**Aim of the task**
Using the material below, return exactly the lines between the one holding "constexpr int ST_ITERS" and the one holding "const uint2 r1", inclusive, and no others.

**The records**
template <int TH, int TW, int BN, int CK, int WNG = 1, bool W4 = false>
__global__ __launch_bounds__(512, 2) void conv3x3_halo_kernel(const HaloConvArgs p) {
  using G = HaloGeom<TH, TW, BN, CK, WNG, W4>;
  constexpr int BM = G::BM, HWP = G::HWP, HP = G::HP, TM = G::TM, TN = G::TN;
  constexpr int CS_STRIDE = G::CS_STRIDE;
  MIXDQ_ARGS_NOW(p.X, p.Wt, p.scale, p.bias, p.table, p.zp, p.D, p.res, p.res_div, p.NI, p.H, p.W, p.C,
                 p.K, p.unfused, p.ups);
  const float zpv = *(const __attribute__((address_space(4))) float*)p.zp;
  extern __shared__ __attribute__((aligned(16))) char smem[];
  const int tid = threadIdx.x, lane = tid & 63;
  const int wid = __builtin_amdgcn_readfirstlane(tid >> 6);
  const int kg = WNG == 1 ? wid / G::WPX : 0;
  const int wn = WNG == 1 ? 0 : wid / G::WPX;
  const int wm = wid % G::WPX;
  const int lrow = lane & 15, lkq = lane >> 4;

  const int tiles_x = p.W / TW, tiles_y = p.H / TH, tiles_n = (p.K + BN - 1) / BN;
  const int tiles_m = p.NI * tiles_y * tiles_x;
  const int nwg = tiles_m * tiles_n;
  const int bid = blockIdx.x;
  const int xcd = bid % kNumXCD, q8 = nwg / kNumXCD, r8 = nwg % kNumXCD;
  const int wg = (xcd < r8 ? xcd * (q8 + 1) : r8 * (q8 + 1) + (xcd - r8) * q8) + bid / kNumXCD;
  constexpr int GM = 8;
  const int per_group = GM * tiles_n;
  const int group = wg / per_group;
  const int first_m = group * GM;
  const int gsz = min(GM, tiles_m - first_m);
  const int rem = wg - group * per_group;
  const int tile_n = rem / gsz, tile_m = first_m + (rem - tile_n * gsz);
  const int img = tile_m / (tiles_y * tiles_x);
  const int trem = tile_m - img * (tiles_y * tiles_x);
  const int y0 = (trem / tiles_x) * TH, x0 = (trem % tiles_x) * TW;
  const int n0 = tile_n * BN;
  const int C = p.C;
  const int nch = (C + CK - 1) / CK;
  const char* zero = reinterpret_cast<const char*>(&g_zero_page);
  const int sh = p.ups ? 1 : 0, SW = p.W >> sh;
  const int8_t* ximg = p.X + (int64_t)img * (p.H >> sh) * SW * C;

  const bool has_bias = p.bias != nullptr;
  v4f pre_tab, pre_sc;
  uint2 pre_bs;
  const bool tab_on = tid < 9 * (BN / 4), pre_on = tid < BN / 4;
  const int tab_q = tid % (BN / 4), tab_c = tid / (BN / 4);
  const bool tab_in = n0 + tab_q * 4 < p.K;
  if (tab_on) {
    const int rc = tab_c / 3, cc = tab_c % 3;
    const int rlo = rc == 1 ? 1 : 0, rhi = rc == 2 ? 1 : 2, slo = cc == 1 ? 1 : 0, shi = cc == 2 ? 1 : 2;
    const int cls = ((rlo * 3 + rhi) * 3 + slo) * 3 + shi;
    const int n = tab_in ? n0 + tab_q * 4 : 0;
    pre_tab = *reinterpret_cast<const v4f*>(p.table + (int64_t)cls * p.K + n);
    if (pre_on) {
      pre_sc = *reinterpret_cast<const v4f*>(p.scale + n);
      if (has_bias) pre_bs = *reinterpret_cast<const uint2*>(p.bias + n);
    }
  }

  uint32_t h_off[G::H_NI];
  int h_c16[G::H_NI];
  bool h_ok[G::H_NI];
#pragma unroll
  for (int j = 0; j < G::H_NI; ++j) {
    const int h = (wid + 8 * j) * G::PPP + lane / G::LPP;
    const int hy = h / HWP, hx = h - hy * HWP;
    const int iy = y0 - 1 + hy, ix = x0 - 1 + hx;
    const int c16 = ((lane % G::LPP) ^ G::swz(h)) << 4;
    h_ok[j] = h < HP && (unsigned)iy < (unsigned)p.H && (unsigned)ix < (unsigned)p.W;
    h_off[j] = h_ok[j] ? (uint32_t)((iy >> sh) * SW + (ix >> sh)) * (uint32_t)C + c16 : 0u;
    h_c16[j] = c16;
  }
  uint32_t w_off[G::W_NI];
  int w_c16[G::W_NI];
  bool w_ok[G::W_NI];
#pragma unroll
  for (int j = 0; j < G::W_NI; ++j) {
    const int q = wid + 8 * j;
    if constexpr (W4) {
      const int L = q * 64 + lane;
      const int s = L / (BN * G::WLPP), rem = L - s * (BN * G::WLPP);
      const int row = rem / G::WLPP;
      const int c16 = ((rem % G::WLPP) ^ G::wswz(row)) << 4;
      w_ok[j] = L < 3 * BN * G::WLPP && n0 + row < p.K;
      w_off[j] = w_ok[j] ? (uint32_t)(n0 + row) * (uint32_t)(9 * (C >> 1)) + (uint32_t)(s * (C >> 1)) + c16 : 0u;
      w_c16[j] = c16;
    } else {
      const int s = q / (BN / G::PPP), row = (q - s * (BN / G::PPP)) * G::PPP + lane / G::LPP;
      const int c16 = ((lane % G::LPP) ^ G::swz(row)) << 4;
      w_ok[j] = q < G::W_PIECES && n0 + row < p.K;
      w_off[j] = w_ok[j] ? (uint32_t)(n0 + row) * (uint32_t)(9 * C) + (uint32_t)(s * C) + c16 : 0u;
      w_c16[j] = c16;
    }
  }
  auto stage_halo = [&](int chunk, int buf) {
    char* dst = smem + G::HALO_OFF + buf * G::HALO_BYTES;
    const int c0 = chunk * CK;
    const bool live = chunk < nch;
#pragma unroll
    for (int j = 0; j < G::H_NI; ++j) {
      const bool ok = live && h_ok[j] && c0 + h_c16[j] < C;
      dma16(ok ? (const void*)(ximg + h_off[j] + c0) : (const void*)zero, dst + (wid + 8 * j) * 1024);
    }
  };
  auto stage_w = [&](int chunk, int r) {
    char* dst = smem + r * G::W_STAGE;
    const int c0 = W4 ? chunk * (CK / 2) : chunk * CK;
    const int cend = W4 ? C >> 1 : C;
    const bool live = chunk < nch;
    const int8_t* base = p.Wt + (r * 3) * cend + c0;
#pragma unroll
    for (int j = 0; j < G::W_NI; ++j) {
      if (j >= G::W_LO && wid >= G::W_REM) continue;
      const bool ok = live && w_ok[j] && c0 + w_c16[j] < cend;
      dma16(ok ? (const void*)(base + w_off[j]) : (const void*)zero, dst + (wid + 8 * j) * 1024);
    }
  };
  auto wait_row = [&](auto r_c) {
    constexpr int r = decltype(r_c)::value;
    constexpr int extra = r == 1 ? G::H_NI : 0;
    if constexpr (G::W_REM == 0) {
      asm volatile("s_waitcnt vmcnt(%0)\n\ts_barrier" ::"n"(G::W_LO + extra) : "memory");
    } else {
      if (wid < G::W_REM) asm volatile("s_waitcnt vmcnt(%0)\n\ts_barrier" ::"n"(G::W_NI + extra) : "memory");
      else asm volatile("s_waitcnt vmcnt(%0)\n\ts_barrier" ::"n"(G::W_LO + extra) : "memory");
    }
  };

  int x_rd[TM][9];
#pragma unroll
  for (int t = 0; t < TM; ++t) {
    const int i = wm * G::WTM + t * 16 + lrow;
    const int hb = (i / TW) * HWP + (i % TW);
#pragma unroll
    for (int tap = 0; tap < 9; ++tap) {
      const int h = hb + (tap / 3) * HWP + (tap % 3);
      x_rd[t][tap] = G::HALO_OFF + h * CK + (((kg * 4 + lkq) ^ G::swz(h)) << 4);
    }
  }
  int w_rd[TN];
#pragma unroll
  for (int tn = 0; tn < TN; ++tn) {
    const int row = wn * G::WTN + tn * 16 + lrow;
    if constexpr (W4)
      w_rd[tn] = row * G::WROW + (((kg * 2 + (lkq >> 1)) ^ G::wswz(row)) << 4) + (lkq & 1) * 8;
    else
      w_rd[tn] = row * CK + (((kg * 4 + lkq) ^ G::swz(row)) << 4);
  }
  v4i acc[TN][TM];
#pragma unroll
  for (int a = 0; a < TN; ++a)
#pragma unroll
    for (int b = 0; b < TM; ++b) acc[a][b] = v4i{0, 0, 0, 0};

  stage_halo(0, 0);
  stage_w(0, 0);
  stage_w(0, 1);
  auto chunk_body = [&](auto hb_c, int ch) {
    constexpr int HB = decltype(hb_c)::value;
#pragma unroll
    for (int r = 0; r < 3; ++r) {
      if (r == 0) wait_row(std::integral_constant<int, 0>{});
      else if (r == 1) wait_row(std::integral_constant<int, 1>{});
      else wait_row(std::integral_constant<int, 2>{});
      if (r == 0) stage_halo(ch + 1, HB ^ 1);
      stage_w(ch + (r + 2) / 3, (r + 2) % 3);
      const char* Ws = smem + r * G::W_STAGE;
      const char* Hs = smem + HB * G::HALO_BYTES;
#pragma unroll
      for (int s = 0; s < 3; ++s) {
        v4i wf[TN], xf[TM];
#pragma unroll
        for (int t = 0; t < TM; ++t) xf[t] = *reinterpret_cast<const v4i*>(Hs + x_rd[t][r * 3 + s]);
#pragma unroll
        for (int tn = 0; tn < TN; ++tn) {
          if constexpr (W4) {
            const uint2 w = *reinterpret_cast<const uint2*>(Ws + s * G::W_TAP + w_rd[tn]);
            wf[tn] = v4i{(int)(w.x & 0xF0F0F0F0u), (int)((w.x << 4) & 0xF0F0F0F0u),
                         (int)(w.y & 0xF0F0F0F0u), (int)((w.y << 4) & 0xF0F0F0F0u)};
          } else {
            wf[tn] = *reinterpret_cast<const v4i*>(Ws + s * G::W_TAP + w_rd[tn]);
          }
        }
#pragma unroll
        for (int tn = 0; tn < TN; ++tn)
#pragma unroll
          for (int t = 0; t < TM; ++t)
            acc[tn][t] = __builtin_amdgcn_mfma_i32_16x16x64_i8(wf[tn], xf[t], acc[tn][t], 0, 0, 0);
      }
    }
  };
  for (int ch = 0; ch < nch; ch += 2) {
    chunk_body(std::integral_constant<int, 0>{}, ch);
    if (ch + 1 < nch) chunk_body(std::integral_constant<int, 1>{}, ch + 1);
  }
  asm volatile("s_waitcnt vmcnt(0)" ::: "memory");

  constexpr int PARAM_OFF = G::MAIN_BYTES;
  float* P_TAB = reinterpret_cast<float*>(smem + PARAM_OFF);
  float* P_SC = P_TAB + 9 * BN;
  __half* P_BS = reinterpret_cast<__half*>(P_SC + BN);
  if (tab_on) {
    const v4f zero4 = {0.f, 0.f, 0.f, 0.f};
    if constexpr (W4) {
      pre_tab = pre_tab * 16.0f;
      if (pre_on) pre_sc = pre_sc * 0.0625f;
    }
    *reinterpret_cast<v4f*>(P_TAB + tab_c * BN + tab_q * 4) = tab_in ? pre_tab : zero4;
    if (pre_on) {
      *reinterpret_cast<v4f*>(P_SC + tab_q * 4) = tab_in ? pre_sc : zero4;
      *reinterpret_cast<uint2*>(P_BS + tab_q * 4) = tab_in && has_bias ? pre_bs : make_uint2(0u, 0u);
    }
  }
  __syncthreads();
  if constexpr (G::KSPLIT == 2) {
    constexpr int WREGS = TN * TM * 4;
    int* part = reinterpret_cast<int*>(smem + BM * CS_STRIDE) + (wm * WREGS * 64 + lane);
    if (kg != 0) {
#pragma unroll
      for (int a = 0; a < TN; ++a)
#pragma unroll
        for (int b = 0; b < TM; ++b)
#pragma unroll
          for (int e = 0; e < 4; ++e) part[((a * TM + b) * 4 + e) * 64] = acc[a][b][e];
    }
    __syncthreads();
    if (kg == 0) {
#pragma unroll
      for (int a = 0; a < TN; ++a)
#pragma unroll
        for (int b = 0; b < TM; ++b)
#pragma unroll
          for (int e = 0; e < 4; ++e) acc[a][b][e] += part[((a * TM + b) * 4 + e) * 64];
    }
  }
  char* Cs = smem;
  auto to_tile = [&](auto mode_c) {
    constexpr int MODE = decltype(mode_c)::value;
#pragma unroll
    for (int t = 0; t < TM; ++t) {
      const int ml = wm * G::WTM + t * 16 + lrow;
      const int pp = y0 + ml / TW, qq = x0 + ml % TW;
      const int rc = pp == 0 ? 1 : (pp == p.H - 1 ? 2 : 0), cc = qq == 0 ? 1 : (qq == p.W - 1 ? 2 : 0);
      const float* b0row = P_TAB + (rc * 3 + cc) * BN;
#pragma unroll
      for (int tn = 0; tn < TN; ++tn) {
        const int nl = wn * G::WTN + tn * 16 + 4 * lkq;
        v4f b0 = *reinterpret_cast<const v4f*>(b0row + nl);
        b0 = b0 * zpv;
        const v4f sc = *reinterpret_cast<const v4f*>(P_SC + nl);
        v4f bs = {0.f, 0.f, 0.f, 0.f};
        if constexpr (MODE != 0)
          bs = __builtin_convertvector(*reinterpret_cast<const v4h*>(P_BS + nl), v4f);
        uint32_t packed[2];
#pragma unroll
        for (int e2 = 0; e2 < 2; ++e2) {
          v2f x = {(float)acc[tn][t][2 * e2], (float)acc[tn][t][2 * e2 + 1]};
          const v2f b0e = {b0[2 * e2], b0[2 * e2 + 1]};
          const v2f sce = {sc[2 * e2], sc[2 * e2 + 1]};
          const v2f bse = {bs[2 * e2], bs[2 * e2 + 1]};
          v2f r;
          x = x - b0e;
          if constexpr (MODE == 0) r = x * sce;
          else if constexpr (MODE == 2) r = x * sce + bse;
          else r = __builtin_elementwise_fma(x, sce, bse);
          asm("" : "+v"(r));
          const v2h h = __builtin_convertvector(r, v2h);
          packed[e2] = *reinterpret_cast<const uint32_t*>(&h);
        }
        *reinterpret_cast<uint2*>(Cs + ml * CS_STRIDE + nl * 2) = make_uint2(packed[0], packed[1]);
      }
    }
  };
  if (kg == 0) {
    if (!has_bias) to_tile(std::integral_constant<int, 0>{});
    else if (!p.unfused) to_tile(std::integral_constant<int, 1>{});
    else to_tile(std::integral_constant<int, 2>{});
  }
  constexpr int CPRO = BN / 8;
  const bool n8 = (p.K & 7) == 0;
  constexpr int ST_ITERS = (BM * CPRO + G::NTHREADS - 1) / G::NTHREADS;
  static_assert(ST_ITERS <= 10, "residual chunks parked in registers");
  v4i res_late[ST_ITERS];
  const bool res_late_on = p.res != nullptr && n8;
  if (res_late_on) {
#pragma unroll
    for (int it = 0; it < ST_ITERS; ++it) {
      const int idx = min(tid + it * G::NTHREADS, BM * CPRO - 1);
      const int row = idx / CPRO, cc = idx - row * CPRO;
      const int n = n0 + cc * 8 < p.K ? n0 + cc * 8 : 0;
      const int64_t pix = ((int64_t)img * p.H + (y0 + row / TW)) * p.W + (x0 + row % TW);
      res_late[it] = *reinterpret_cast<const v4i*>(p.res + (p.res_div == 1 ? pix : (int64_t)img) * p.K + n);
    }
  }
  __syncthreads();
#pragma unroll
  for (int it = 0; it < ST_ITERS; ++it) {
    const int idx = tid + it * G::NTHREADS;
    if (idx >= BM * CPRO) break;
    const int row = idx / CPRO, cc = idx - row * CPRO;
    const int n = n0 + cc * 8;
    if (n >= p.K) continue;
    const int64_t pix = ((int64_t)img * p.H + (y0 + row / TW)) * p.W + (x0 + row % TW);
    uint4 v = *reinterpret_cast<const uint4*>(Cs + row * CS_STRIDE + cc * 16);
    if (p.res != nullptr) {
      const __half* rp = p.res + (p.res_div == 1 ? pix : (int64_t)img) * p.K + n;
      uint32_t rw[4];
      if (n8) {
        const v4i r = res_late[it];
        rw[0] = (uint32_t)r[0]; rw[1] = (uint32_t)r[1]; rw[2] = (uint32_t)r[2]; rw[3] = (uint32_t)r[3];
      } else {
        const uint2 r0 = *reinterpret_cast<const uint2*>(rp);
        rw[0] = r0.x; rw[1] = r0.y; rw[2] = 0; rw[3] = 0;
        if (n + 8 <= p.K) {
          const uint2 r1 = *reinterpret_cast<const uint2*>(rp + 4);
          rw[2] = r1.x; rw[3] = r1.y;
        }
      }
      uint32_t* vw = reinterpret_cast<uint32_t*>(&v);
#pragma unroll
      for (int e = 0; e < 4; ++e) vw[e] = add_f16x2_(vw[e], rw[e]);
    }
    __half* dst = p.D + pix * p.K + n;
    if (n8) {
      const v4i vv = {(int)v.x, (int)v.y, (int)v.z, (int)v.w};
        __builtin_nontemporal_store(vv, reinterpret_cast<v4i*>(dst));
    } else {
      *reinterpret_cast<uint2*>(dst) = make_uint2(v.x, v.y);
      if (n + 8 <= p.K) *reinterpret_cast<uint2*>(dst + 4) = make_uint2(v.z, v.w);
    }
  }
}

**Task result**
  constexpr int ST_ITERS = (BM * CPRO + G::NTHREADS - 1) / G::NTHREADS;
  static_assert(ST_ITERS <= 10, "residual chunks parked in registers");
  v4i res_late[ST_ITERS];
  const bool res_late_on = p.res != nullptr && n8;
  if (res_late_on) {
#pragma unroll
    for (int it = 0; it < ST_ITERS; ++it) {
      const int idx = min(tid + it * G::NTHREADS, BM * CPRO - 1);
      const int row = idx / CPRO, cc = idx - row * CPRO;
      const int n = n0 + cc * 8 < p.K ? n0 + cc * 8 : 0;
      const int64_t pix = ((int64_t)img * p.H + (y0 + row / TW)) * p.W + (x0 + row % TW);
      res_late[it] = *reinterpret_cast<const v4i*>(p.res + (p.res_div == 1 ? pix : (int64_t)img) * p.K + n);
    }
  }
  __syncthreads();
#pragma unroll
  for (int it = 0; it < ST_ITERS; ++it) {
    const int idx = tid + it * G::NTHREADS;
    if (idx >= BM * CPRO) break;
    const int row = idx / CPRO, cc = idx - row * CPRO;
    const int n = n0 + cc * 8;
    if (n >= p.K) continue;
    const int64_t pix = ((int64_t)img * p.H + (y0 + row / TW)) * p.W + (x0 + row % TW);
    uint4 v = *reinterpret_cast<const uint4*>(Cs + row * CS_STRIDE + cc * 16);
    if (p.res != nullptr) {
      const __half* rp = p.res + (p.res_div == 1 ? pix : (int64_t)img) * p.K + n;
      uint32_t rw[4];
      if (n8) {
        const v4i r = res_late[it];
        rw[0] = (uint32_t)r[0]; rw[1] = (uint32_t)r[1]; rw[2] = (uint32_t)r[2]; rw[3] = (uint32_t)r[3];
      } else {
        const uint2 r0 = *reinterpret_cast<const uint2*>(rp);
        rw[0] = r0.x; rw[1] = r0.y; rw[2] = 0; rw[3] = 0;
        if (n + 8 <= p.K) {
          const uint2 r1 = *reinterpret_cast<const uint2*>(rp + 4);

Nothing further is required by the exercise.